[Recorded data]

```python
def _compile(src):
    hdrs = [os.path.join(CSRC, f) for f in os.listdir(CSRC) if f.endswith(".h")]
    hdrs.append(os.path.join(HERE, "..", "include", "emo_hip.h"))
    dig = _digest([src] + hdrs)
    obj = os.path.join(OBJDIR, os.path.basename(src) + ".o")
    stamp = obj + ".sha"
    if os.path.exists(obj) and os.path.exists(stamp) and open(stamp).read() == dig:
        return obj, False
    extra = EXTRA_FLAGS.get(os.path.basename(src), [])
    cmd = [HIPCC] + FLAGS + extra + ["-c", src, "-o", obj]
    r = subprocess.run(cmd, capture_output=True, text=True)
    if r.returncode != 0:
        raise RuntimeError("hipcc failed for %s:\n%s\n%s" % (src, r.stdout, r.stderr))
    if r.stderr.strip():
        sys.stderr.write(r.stderr)
    with open(stamp, "w") as f:
        f.write(dig)
    return obj, True


def build_variant(name, defines):
    global FLAGS, OBJDIR, LIB
    saved = (FLAGS, OBJDIR, LIB)
    try:
        FLAGS = FLAGS + ["-D" + d for d in defines]
        OBJDIR = os.path.join(LIBDIR, "obj_" + name)
        LIB = os.path.join(LIBDIR, f"libemoportraits_hip_{name}.so")
        return build(force=False, verbose=True)
    finally:
        FLAGS, OBJDIR, LIB = saved


def build(force=False, verbose=True):
    os.makedirs(OBJDIR, exist_ok=True)
    srcs = sources()
    if force:
        for f in os.listdir(OBJDIR):
            os.remove(os.path.join(OBJDIR, f))
    with concurrent.futures.ThreadPoolExecutor(max_workers=min(8, len(srcs))) as ex:
        results = list(ex.map(_compile, srcs))
    objs = [o for o, _ in results]
    rebuilt = any(r for _, r in results)
    if rebuilt or not os.path.exists(LIB):
        cmd = [HIPCC, "--offload-arch=" + ARCH, "-shared", "-fPIC", "-o", LIB] + objs
        r = subprocess.run(cmd, capture_output=True, text=True)
        if r.returncode != 0:
            raise RuntimeError("link failed:\n%s\n%s" % (r.stdout, r.stderr))
        if verbose:
            print("built", LIB)
    elif verbose:
        print("up to date:", LIB)
    return LIB


if __name__ == "__main__":
    if "--variant" in sys.argv:
        i = sys.argv.index("--variant")
        build_variant(sys.argv[i + 1], sys.argv[i + 2:])
    else:
        build(force="--force" in sys.argv)
```

### emoportraits_amd/csrc/conv_api.hip

```cpp
#include "conv_dispatch.h"

conv_launch_fn conv_lookup_3x3_A(int, int);
conv_launch_fn conv_lookup_3x3_B(int, int);
conv_launch_fn conv_lookup_3x3_C(int, int);
conv_launch_fn conv_lookup_3x3_D(int, int);
conv_launch_fn conv_lookup_3x3_E(int, int);
conv_launch_fn conv_lookup_3x3_F(int, int);
conv_launch_fn conv_lookup_1x1_A(int, int);
conv_launch_fn conv_lookup_1x1_B(int, int);
conv_launch_fn conv_lookup_1x1_C(int, int);
conv_launch_fn conv_lookup_1x7_A(int, int);
conv_launch_fn conv_lookup_1x7_B(int, int);
conv_launch_fn conv_lookup_f16_3x3_D(int, int);
conv_launch_fn conv_lookup_f16_1x1_D(int, int);
conv_launch_fn conv_lookup_f16_3x3_G(int, int);
conv_launch_fn conv_lookup_bf16x3_3x3(int, int);
conv_launch_fn conv_lookup_f16x2_3x3(int, int);
conv_launch_fn conv_lookup_f16x2_1x1(int, int);
conv_launch_fn conv_lookup_f16x2_3x3_bm32(int, int);
conv_launch_fn conv_lookup_f16w8_3x3(int, int);
int conv_f16x2_up2_launch(ConvArgs, hipStream_t);

enum { PREC_F32 = 0, PREC_F16 = 1, PREC_S = 2, PREC_S2 = 3, PREC_H1 = 4, PREC_S2U = 5 };

static int shape_of_width(int Wl) {
  if (Wl >= 128 && Wl % 128 == 0) return SHAPE_W128;
  if (Wl == 64) return SHAPE_W64;
  if (Wl == 32) return SHAPE_W32;
  if (Wl == 16) return SHAPE_W16;
  if (Wl == 8) return SHAPE_W8;
  return -1;
}

static int kc_of(int KH, int KW, int cfg, int prec = PREC_F32) {
  if (prec == PREC_H1) return (cfg == CFG_D && KH == 3 && KW == 3) ? 32 : 0;
  if (prec == PREC_S2U) return (cfg == CFG_D && KH == 3 && KW == 3) ? 16 : 0;
  if (prec == PREC_S2 && cfg == CFG_D && KH == 1 && KW == 1) return 32;
  if (prec == PREC_S2 && cfg == CFG_F && KH == 3 && KW == 3) return 16;
  if (prec == PREC_S || prec == PREC_S2) return (cfg == CFG_D && KH == 3 && KW == 3) ? 16 : 0;
  if (prec == PREC_F16) {
    if (cfg == CFG_G) return (KH == 3 && KW == 3) ? EMO_CONV_KC_F16_3X3 : 0;
    if (cfg != CFG_D) return 0;
    return (KH == 3 && KW == 3) ? EMO_CONV_KC_F16_3X3 : (KH == 1 && KW == 1) ? EMO_CONV_KC_F16_1X1 : 0;
  }
  if (cfg == CFG_G) return 0;
  if (KH == 3 && KW == 3) return cfg == CFG_A ? EMO_CONV_KC_3X3_A : EMO_CONV_KC_3X3;
  if (cfg == CFG_D || cfg == CFG_E || cfg == CFG_F) return 0;
  if (KH == 1 && KW == 1) return EMO_CONV_KC_1X1;
  if (KH == 1 && KW == 7) return EMO_CONV_KC_1X7;
  return 0;
}

extern "C" int emo_conv_pack_info(int KH, int KW, int cfg, int* BM, int* KC) {
  if (!BM || !KC) return EMO_ERR_BAD_ARG;
  if (cfg == CFG_A) *BM = 128; else if (cfg == CFG_B || cfg == CFG_D || cfg == CFG_E) *BM = 64; else if (cfg == CFG_C || cfg == CFG_F) *BM = 32; else return EMO_ERR_BAD_ARG;
  *KC = kc_of(KH, KW, cfg);
  return *KC ? EMO_OK : EMO_ERR_UNSUPPORTED;
}
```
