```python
# ... 103 lines not shown
        try:
            self.close()
        except Exception:
            pass

    @staticmethod
    def _stream(stream):
        return ctypes.c_void_p(stream.cuda_stream) if stream is not None else None

    def AssignFeaturesToGrid(self, frames, stream=None):
        h = self._handle(frames)
        _lib.check(self._lib.omv_matcher_assign_grid(h, frames.n_frames, ctypes.byref(frames.geom),
                                                     _lib.ptr(frames.kps), _lib.ptr(frames.n_kp),
                                                     self._stream(stream)), "omv_matcher_assign_grid")

    STAGES = ("grid", "stereo_knn", "proj_candidates", "proj_resolve")

    def enable_timing(self, on=True):
        _lib.check(self._lib.omv_matcher_enable_timing(self._h, int(bool(on))))

    def stage_ms(self, reset=True):
        ms = np.zeros(4, np.float64)
        _lib.check(self._lib.omv_matcher_stage_ms(self._h, _lib.ptr(ms), int(bool(reset))))
        return dict(zip(self.STAGES, ms.tolist()))

    def last_error(self):
        return self._lib.omv_matcher_last_error(self._h)

    def grid(self, frame, cam):
        cs = np.zeros(FRAME_GRID_COLS * FRAME_GRID_ROWS + 1, np.int32)
        idx = np.zeros(self._shape[2], np.int32)
        _lib.check(self._lib.omv_matcher_grid_debug(self._h, frame, cam, _lib.ptr(cs), _lib.ptr(idx)))
        return cs, idx[:cs[-1]]

    def SearchByProjectionLastFrame(self, frames, last, Tcw, Tlw, cams, Trl, th, bMono=False, mb=0.0, stream=None):
        h = self._handle(frames, last["pos"].shape[1])
        self.AssignFeaturesToGrid(frames, stream)
        S = last["pos"].shape[1]
        lf = _lib.LastFrame(_lib.ptr(last["pos"]), _lib.ptr(last["desc"]), _lib.ptr(last["valid"]),
                            _lib.ptr(last["has_obs"]), _lib.ptr(last["kps"]), S)
        c = np.ascontiguousarray(np.asarray(cams, np.float32).reshape(-1, 8)[:frames.n_cams])
        trl = _lib.SE3f()
        t7 = np.asarray(Trl, np.float32).reshape(7)
        for q in range(4):
            trl.q[q] = float(t7[q])
        for q in range(3):
            trl.t[q] = float(t7[4 + q])
        _lib.check(self._lib.omv_matcher_search_last_frame(
            h, frames.n_frames, ctypes.byref(frames.geom), _lib.ptr(frames.kps), _lib.ptr(frames.desc),
            _lib.ptr(frames.n_kp), _lib.ptr(c), _lib.ptr(Tcw), _lib.ptr(Tlw), ctypes.byref(trl), ctypes.byref(lf),
            ctypes.c_float(th), int(bool(bMono)), ctypes.c_float(mb), int(self.mbCheckOrientation),
            _lib.ptr(frames.occ_init), _lib.ptr(frames.kp_to_mp), _lib.ptr(frames.n_matches), self._stream(stream)),
            "omv_matcher_search_last_frame")
        return frames.n_matches

    def StereoTriangulate(self, frames, cams, Rlr, tlr, level_sigma2, stream=None):
        import torch
        if not hasattr(frames, "depth"):
            frames.depth = torch.full((frames.n_frames, frames.kp_cap), -1.0, dtype=torch.float32,
                                      device=frames.l2r.device)
            frames.p3d = torch.zeros((frames.n_frames, frames.kp_cap, 3), dtype=torch.float32, device=frames.l2r.device)
        h = self._handle(frames)
        c = np.ascontiguousarray(np.asarray(cams, np.float32).reshape(-1, 8)[:2])
        R = np.ascontiguousarray(np.asarray(Rlr, np.float32).reshape(9))
        t = np.ascontiguousarray(np.asarray(tlr, np.float32).reshape(3))
        sg = np.ascontiguousarray(np.asarray(level_sigma2, np.float32))
# ... 240 lines not shown
```

Baseline: 51720.

## Load-balance projection candidate scan by splitting heavy windows across cooperating lanes

The LDS candidate-stage kernel now bins map points by the number of grid entries their search window covers. Points with large windows are processed by groups of 2 to 64 lanes that scan strided subsets, keep a per-lane top-K by position, and merge through shuffle-based bitonic merges. Waves take work items from a shared atomic task counter instead of a fixed assignment, which is meant to remove wave imbalance from a few expensive windows. This adds a second grid-window pass, more buckets, merge overhead and register pressure, plus a records debug API and an optional profiling printf.

```diff
diff --git a/include/omv.h b/include/omv.h
--- a/include/omv.h
+++ b/include/omv.h
@@ -94,6 +94,7 @@
                                          int far_points, float th_far, float nnratio, const int32_t *l2r,
                                          const int32_t *r2l, const uint8_t *kp_occ_init, int32_t *kp_to_mp,
                                          int *n_matches, void *stream);
+omv_status omv_matcher_records_debug(omv_matcher *m, int n_frames, int M, uint32_t *out);
 
 omv_status omv_matcher_stereo_lapping(omv_matcher *m, int n_frames, const uint8_t *desc, const int *n_kp,
                                       const int *mono, double ratio, int32_t *l2r, int32_t *r2l, void *stream);
diff --git a/openmavis_amd/_lib.py b/openmavis_amd/_lib.py
--- a/openmavis_amd/_lib.py
+++ b/openmavis_amd/_lib.py
@@ -258,6 +258,7 @@
     "omv_matcher_destroy": (_I, [_VP]),
     "omv_matcher_assign_grid": (_I, [_VP, _I, ctypes.POINTER(FrameGeom), _VP, _VP, _VP]),
     "omv_matcher_grid_debug": (_I, [_VP, _I, _I, _VP, _VP]),
+    "omv_matcher_records_debug": (_I, [_VP, _I, _I, _VP]),
     "omv_matcher_enable_timing": (_I, [_VP, _I]),
     "omv_matcher_last_error": (_I, [_VP]),
     "omv_matcher_stage_ms": (_I, [_VP, _VP, _I]),
diff --git a/openmavis_amd/csrc/match.hip b/openmavis_amd/csrc/match.hip
--- a/openmavis_amd/csrc/match.hip
+++ b/openmavis_amd/csrc/match.hip
@@ -196,6 +196,41 @@
     __device__ __forceinline__ int dist(int q) const { return (int)(key[q] >> 23); }
     __device__ __forceinline__ uint32_t rec(int q) const {
         return (uint32_t)idx(q) | ((uint32_t)dist(q) << 16) | ((uint32_t)oct(q) << 25);
+    }
+};
+
+struct TopPos {
+    uint32_t key[kTop];
+    int count;
+    __device__ __forceinline__ void reset() {
+#pragma unroll
+        for (int q = 0; q < kTop; ++q) key[q] = ~0u;
+        count = 0;
+    }
+    __device__ __forceinline__ void insert(int p, int dist) {
+        const uint32_t k = ((uint32_t)dist << 16) | (uint32_t)p;
+#pragma unroll
+        for (int q = kTop - 1; q > 0; --q) key[q] = k < key[q - 1] ? key[q - 1] : min(k, key[q]);
+        key[0] = min(k, key[0]);
+    }
+    __device__ __forceinline__ void merge(int G) {
+        for (int s = 1; s < G; s <<= 1) {
+            uint32_t o[kTop];
+#pragma unroll
+            for (int q = 0; q < kTop; ++q) o[q] = (uint32_t)__shfl_xor((int)key[q], s, 64);
+            count += __shfl_xor(count, s, 64);
+#pragma unroll
+            for (int q = 0; q < kTop; ++q) key[q] = min(key[q], o[kTop - 1 - q]);
+#pragma unroll
+            for (int d = kTop / 2; d > 0; d >>= 1) {
+#pragma unroll
+                for (int q = 0; q < kTop; ++q) {
+                    if (q & d) continue;
+                    const uint32_t lo = min(key[q], key[q + d]), hi = max(key[q], key[q + d]);
+                    key[q] = lo, key[q + d] = hi;
+                }
+            }
+        }
     }
 };
 
@@ -397,9 +432,51 @@
 constexpr int kStageUnroll = 3;
 constexpr int kStageMaxIt = 4;
 constexpr int kStageBuckets = 32;
+constexpr int kStageClasses = 7;
+constexpr int kStageKeys = kStageClasses * kStageBuckets;
+constexpr int kStageSplit = 64;
 
 __host__ __device__ inline size_t stage_lds_bytes(int kp_cap, int pw) {
     return (size_t)kp_cap * (32 + 8 + 4) + (size_t)(kCells + 1) * 4 + (size_t)(kStageThreads / 64) * pw * 4;
+}
+
+template <class Ins>
+__device__ __forceinline__ int scan_run_lds(int pb, int sh, int cnt, float x, float y, float r, bool checkLevels,
+                                            int minL, int maxL, const uint64_t dmp[4], const float2 *sxy,
+                                            const uint32_t *smeta, const uint4 *sdesc, Ins ins) {
+    int found = 0;
+    for (int k0 = 0; k0 < cnt; k0 += 32) {
+        const int nk = min(32, cnt - k0);
+        uint32_t mask = 0;
+        for (int u0 = 0; u0 < nk; u0 += kScanGroup) {
+            float2 k[kScanGroup];
+            uint32_t meta[kScanGroup];
+#pragma unroll
+            for (int u = 0; u < kScanGroup; ++u) {
+                const int p = pb + ((u0 + u < nk ? k0 + u0 + u : k0) << sh);
+                k[u] = sxy[p], meta[u] = smeta[p];
+            }
+#pragma unroll
+            for (int u = 0; u < kScanGroup; ++u) {
+                const int oct = (int)((meta[u] >> 16) & 0x7f);
+                bool ok = u0 + u < nk;
+                if (checkLevels) ok = ok && oct >= minL && !(maxL >= 0 && oct > maxL);
+                ok = ok && fabsf(k[u].x - x) < r && fabsf(k[u].y - y) < r && !(meta[u] & kStageBlocked);
+                mask |= (uint32_t)ok << (u0 + u);
+            }
+        }
+        found += __popc(mask);
+        while (mask) {
+            const int p = pb + ((k0 + __ffs((int)mask) - 1) << sh);
+            mask &= mask - 1;
+            const uint32_t meta = smeta[p];
+            const uint4 a = sdesc[2 * p], b = sdesc[2 * p + 1];
+            const uint64_t d[4] = {(uint64_t)a.x | ((uint64_t)a.y << 32), (uint64_t)a.z | ((uint64_t)a.w << 32),
+                                   (uint64_t)b.x | ((uint64_t)b.y << 32), (uint64_t)b.z | ((uint64_t)b.w << 32)};
+            ins(p, meta, omv::hamming256(dmp, d));
+        }
+    }
+    return found;
 }
 
 __device__ __forceinline__ void scan_window_lds(const FrameArgs &f, float x, float y, float r, int minL, int maxL,
@@ -410,34 +487,49 @@
     OMV_GRID_WINDOW_OR(x, y, r, f.min_x, f.min_y, f.invW, f.invH, w, return)
     const bool checkLevels = (minL > 0) || (maxL >= 0);
     for (int ix = w.x0; ix <= w.x1; ++ix) {
-        const int e = scs[ix * kGridRows + w.y1 + 1];
-        for (int p0 = scs[ix * kGridRows + w.y0]; p0 < e; p0 += kScanGroup) {
-            float2 k[kScanGroup];
-            uint32_t meta[kScanGroup];
-#pragma unroll
-            for (int u = 0; u < kScanGroup; ++u) k[u] = sxy[p0 + u], meta[u] = smeta[p0 + u];
-#pragma unroll
-            for (int u = 0; u < kScanGroup; ++u) {
-                const int oct = (int)((meta[u] >> 16) & 0x7f);
-                bool ok = p0 + u < e;
-                if (checkLevels) ok = ok && oct >= minL && !(maxL >= 0 && oct > maxL);
-                ok = ok && fabsf(k[u].x - x) < r && fabsf(k[u].y - y) < r && !(meta[u] & kStageBlocked);
-                if (!ok) continue;
-                const int p = p0 + u;
-                const uint4 a = sdesc[2 * p], b = sdesc[2 * p + 1];
-                const uint64_t d[4] = {(uint64_t)a.x | ((uint64_t)a.y << 32), (uint64_t)a.z | ((uint64_t)a.w << 32),
-                                       (uint64_t)b.x | ((uint64_t)b.y << 32), (uint64_t)b.z | ((uint64_t)b.w << 32)};
-                ++t.count;
-                t.insert((int)(meta[u] & 0xffff), omv::hamming256(dmp, d), oct);
-            }
-        }
-    }
+        const int b = scs[ix * kGridRows + w.y0], e = scs[ix * kGridRows + w.y1 + 1];
+        t.count += scan_run_lds(b, 0, e - b, x, y, r, checkLevels, minL, maxL, dmp, sxy, smeta, sdesc,
+                                [&](int, uint32_t meta, int dist) {
+                                    t.insert((int)(meta & 0xffff), dist, (int)((meta >> 16) & 0x7f));
+                                });
+    }
+}
+
+__device__ __forceinline__ void scan_window_lds_coop(const omv::GridRange &w, float x, float y, float r, int minL, int maxL,
+                                                     const uint64_t dmp[4], const int *scs, const float2 *sxy,
+                                                     const uint32_t *smeta, const uint4 *sdesc, TopPos &t, int g, int sh) {
+    const bool checkLevels = (minL > 0) || (maxL >= 0);
+    int pos = g, acc = 0;
+    for (int ix = w.x0; ix <= w.x1; ++ix) {
+        const int b = scs[ix * kGridRows + w.y0], end = acc + scs[ix * kGridRows + w.y1 + 1] - b;
+        if (pos < end) {
+            const int cnt = (end - pos + (1 << sh) - 1) >> sh;
+            t.count += scan_run_lds(b + pos - acc, sh, cnt, x, y, r, checkLevels, minL, maxL, dmp, sxy, smeta, sdesc,
+                                    [&](int p, uint32_t, int dist) { t.insert(p, dist); });
+            pos += cnt << sh;
+        }
+        acc = end;
+    }
+}
+
+__device__ __forceinline__ void store_record_pos(Rec *dst, const TopPos &t, const uint32_t *smeta) {
+    uint4 *o4 = reinterpret_cast<uint4 *>(dst);
+    uint32_t w[kTop];
+#pragma unroll
+    for (int q = 0; q < kTop; ++q) {
+        const uint32_t k = t.key[q];
+        const uint32_t meta = smeta[k == ~0u ? 0u : (k & 0xffffu)];
+        w[q] = k == ~0u ? 0u : ((meta & 0xffffu) | ((k >> 16) << 16) | (((meta >> 16) & 0x7fu) << 25) | kRecValid);
+    }
+    w[0] |= t.count > kTop ? kRecOver : 0u;
+#pragma unroll
+    for (int v = 0; v < kTop / 4; ++v) o4[v] = make_uint4(w[4 * v], w[4 * v + 1], w[4 * v + 2], w[4 * v + 3]);
 }
 
 __global__ void __launch_bounds__(kStageThreads) cand_stage_kernel(FrameArgs f, MpArgs m, int n_frames, float th,
                                                                    const uint8_t *occ_init, Rec *recs, int *counts,
                                                                    int *flags, int far_points, float th_far,
-                                                                   int n_chunks, int pw, int n_blocks) {
+                                                                   int n_chunks, int pw, int n_blocks, int split) {
     extern __shared__ __align__(16) unsigned char stage_lds[];
     const int C = f.n_cams, cap = f.kp_cap, M = m.M;
     const int blk = omv::xcd_block(n_blocks);
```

WORK TASK — Report each line of the entries where the word "remove" occurs.

FINAL ANSWER —
            os.remove(os.path.join(OBJDIR, f))
The LDS candidate-stage kernel now bins map points by the number of grid entries their search window covers. Points with large windows are processed by groups of 2 to 64 lanes that scan strided subsets, keep a per-lane top-K by position, and merge through shuffle-based bitonic merges. Waves take work items from a shared atomic task counter instead of a fixed assignment, which is meant to remove wave imbalance from a few expensive windows. This adds a second grid-window pass, more buckets, merge overhead and register pressure, plus a records debug API and an optional profiling printf.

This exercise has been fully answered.